The application files are placed in a webroot folder via FTP. The folder can have any name, though /logaholic/ will be convenient. For websites that experience a high level of attacks, the folder can profitably be given a totally unrelated name, since this does not affect the results.

The geoIP plugin data file must be placed in the /logaholic/geoip/ folder. The file, geolitecity.dat, is a large one of around 27MB that usually takes time to FTP up to the site. If it is in zip format (.zip, .gz etc) then unzip it before uploading. This plugin locates visitors and referrers down to city level in many cases.

Make sure that there is an empty folder, /files/, within the Logaholic folder, so that it has a path of /logaholic/files/ (though this can vary if the Logaholic folder is given a different name). The folder permissions must allow writing to this folder and it may be found that a permission of 777 is needed.
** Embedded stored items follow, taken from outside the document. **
+template <int EPI, int RT, int CT, int DEPTH>
+__global__ void __launch_bounds__(256) gemm_skinny_wide_kernel(GemmArgs g) {
+    static_assert(epi_is_ln(EPI) || EPI == EPI_BIAS_RESID_LN_F32, "the tail's epilogues");
+    const int lane = threadIdx.x & 63;
+    const int wave = __builtin_amdgcn_readfirstlane(threadIdx.x >> 6);
+    const int fr = lane & 15, fg = lane >> 4;
+    const int ngroups = g.N / (16 * CT);
+    const int grp = blockIdx.x * (blockDim.x >> 6) + wave;
+    if (grp >= ngroups) return;
+    const int n0 = grp * (16 * CT), m0 = blockIdx.y * (16 * RT);
+    const int K = g.K;
+    const int nk = K >> 5;
+    const bf16x8* wp[CT];
+    const bf16x8* ap[RT];
+    size_t orow[RT];
+    bool valid[RT];
+#pragma unroll
+    for (int ct = 0; ct < CT; ++ct) wp[ct] = reinterpret_cast<const bf16x8*>(g.W + (size_t)(n0 + 16 * ct + fr) * K + 8 * fg);
+#pragma unroll
+    for (int rt = 0; rt < RT; ++rt) {
+        int am = m0 + 16 * rt + fr;
+        valid[rt] = am < g.M;
+        am = valid[rt] ? am : g.M - 1;
+        orow[rt] = (size_t)am;
+        ap[rt] = reinterpret_cast<const bf16x8*>(g.A + (size_t)am * gemm_lda(g) + 8 * fg);
+    }
+    f32x4 bz[CT], cs[CT];
+#pragma unroll
+    for (int ct = 0; ct < CT; ++ct) {
+        const int n = n0 + 16 * ct + 4 * fg;
+        bz[ct] = *reinterpret_cast<const f32x4*>(g.bias + n);
+        cs[ct] = epi_is_ln(EPI) ? *reinterpret_cast<const f32x4*>(g.colsum + n) : f32x4{0.f, 0.f, 0.f, 0.f};
+    }
+
+    f32x4 acc[RT][CT];
+#pragma unroll
+    for (int rt = 0; rt < RT; ++rt)
+#pragma unroll
+        for (int ct = 0; ct < CT; ++ct) acc[rt][ct] = f32x4{0.f, 0.f, 0.f, 0.f};
+    bf16x8 wf[DEPTH][CT], af[DEPTH][RT];
+#pragma unroll
+    for (int d = 0; d < DEPTH; ++d) {
+        const int s = d < nk ? d : nk - 1;
+#pragma unroll
+        for (int ct = 0; ct < CT; ++ct) wf[d][ct] = wp[ct][4 * s];
+#pragma unroll
+        for (int rt = 0; rt < RT; ++rt) af[d][rt] = ap[rt][4 * s];
+    }
+    for (int s0 = 0; s0 < nk; s0 += DEPTH) {
+#pragma unroll
+        for (int d = 0; d < DEPTH; ++d) {
+            if (s0 + d < nk) {
+#pragma unroll
+                for (int rt = 0; rt < RT; ++rt)
+#pragma unroll
+                    for (int ct = 0; ct < CT; ++ct)
+                        acc[rt][ct] = __builtin_amdgcn_mfma_f32_16x16x32_bf16(wf[d][ct], af[d][rt], acc[rt][ct], 0, 0, 0);
+            }
+            int s = s0 + d + DEPTH;
+            s = s < nk ? s : nk - 1;
+#pragma unroll
+            for (int ct = 0; ct < CT; ++ct) wf[d][ct] = wp[ct][4 * s];
+#pragma unroll
+            for (int rt = 0; rt < RT; ++rt) af[d][rt] = ap[rt][4 * s];
+        }
+    }
+
+#pragma unroll
+    for (int rt = 0; rt < RT; ++rt) {
+        if (epi_is_ln(EPI)) {
+            const int nseg = K >> 8;
+            float part[8] = {0.f, 0.f, 0.f, 0.f, 0.f, 0.f, 0.f, 0.f};
+            if (!g.ln_leaf_in) {
+                const float* pp = g.ln_part_in + orow[rt] * 2 * nseg;
+#pragma unroll
+                for (int i = 0; i < 4; ++i)
+                    if (i < nseg) { part[2 * i] = pp[2 * i]; part[2 * i + 1] = pp[2 * i + 1]; }
+            } else {
+                const f32x2* lf = reinterpret_cast<const f32x2*>(g.ln_leaf_in) + orow[rt] * (size_t)(K >> 2) + fg;
+#pragma unroll
+                for (int j = 0; j < 4; ++j) {
+                    if (j < nseg) {
+                        f32x2 v[16];
+#pragma unroll
+                        for (int t = 0; t < 16; ++t) v[t] = lf[64 * j + 4 * t];
+                        float sm[2];
+#pragma unroll
+                        for (int c = 0; c < 2; ++c) {
+                            float a[8], b[4];
+#pragma unroll
+                            for (int t = 0; t < 8; ++t) a[t] = v[t][c] + v[t + 8][c];
+#pragma unroll
+                            for (int t = 0; t < 4; ++t) b[t] = a[t] + a[t + 4];
+                            const float c0 = b[0] + b[2], c1 = b[1] + b[3];
+                            float d = c0 + c1;
+                            d = lane_fold32(d, d);
+                            sm[c] = lane_fold16(d, d);
+                        }
+                        part[2 * j] = sm[0];
+                        part[2 * j + 1] = sm[1];
+                    }
+                }
+            }
+            const f32x2 st = ln_row_stats(part, K >> 8, K);
+#pragma unroll
+            for (int ct = 0; ct < CT; ++ct) {
+                const int n = n0 + 16 * ct + 4 * fg;
+                f32x4 v = ln_apply(acc[rt][ct], st.x, st.y, cs[ct], bz[ct]);
+                if (epi_is_qgelu(EPI)) v = quick_gelu4(v);
+                if (valid[rt])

You will need a spare MySQL database, and the username and password for it. Alternatively, you can share a DB and use a table prefix such as log_  - although we do not advise sharing with a main site application such as a CMS.

After installation is complete, you should:
1. Delete the install.php file.
2. Password-protect the /logaholic/ folder.

Desktop version

There is now also a Windows Desktop version. This is a client-side program that can view and use the access logs on the home / office PC. It means that MySQL is no longer required; and that 'difficult' servers are now more easily used.

The access log is downloaded by FTP, and viewed on the local machine. This will be a convenient option with IIS servers in some circumstances.


Hosted version

You can also use the hosted version. This requires JS page tags as for Google Analytics. There are pros and cons to this method (see page one of our website statistics guide for more detail). The big advantage is that the application is hosted by Logaholic and the data updates are processed automatically. There is a low monthly fee.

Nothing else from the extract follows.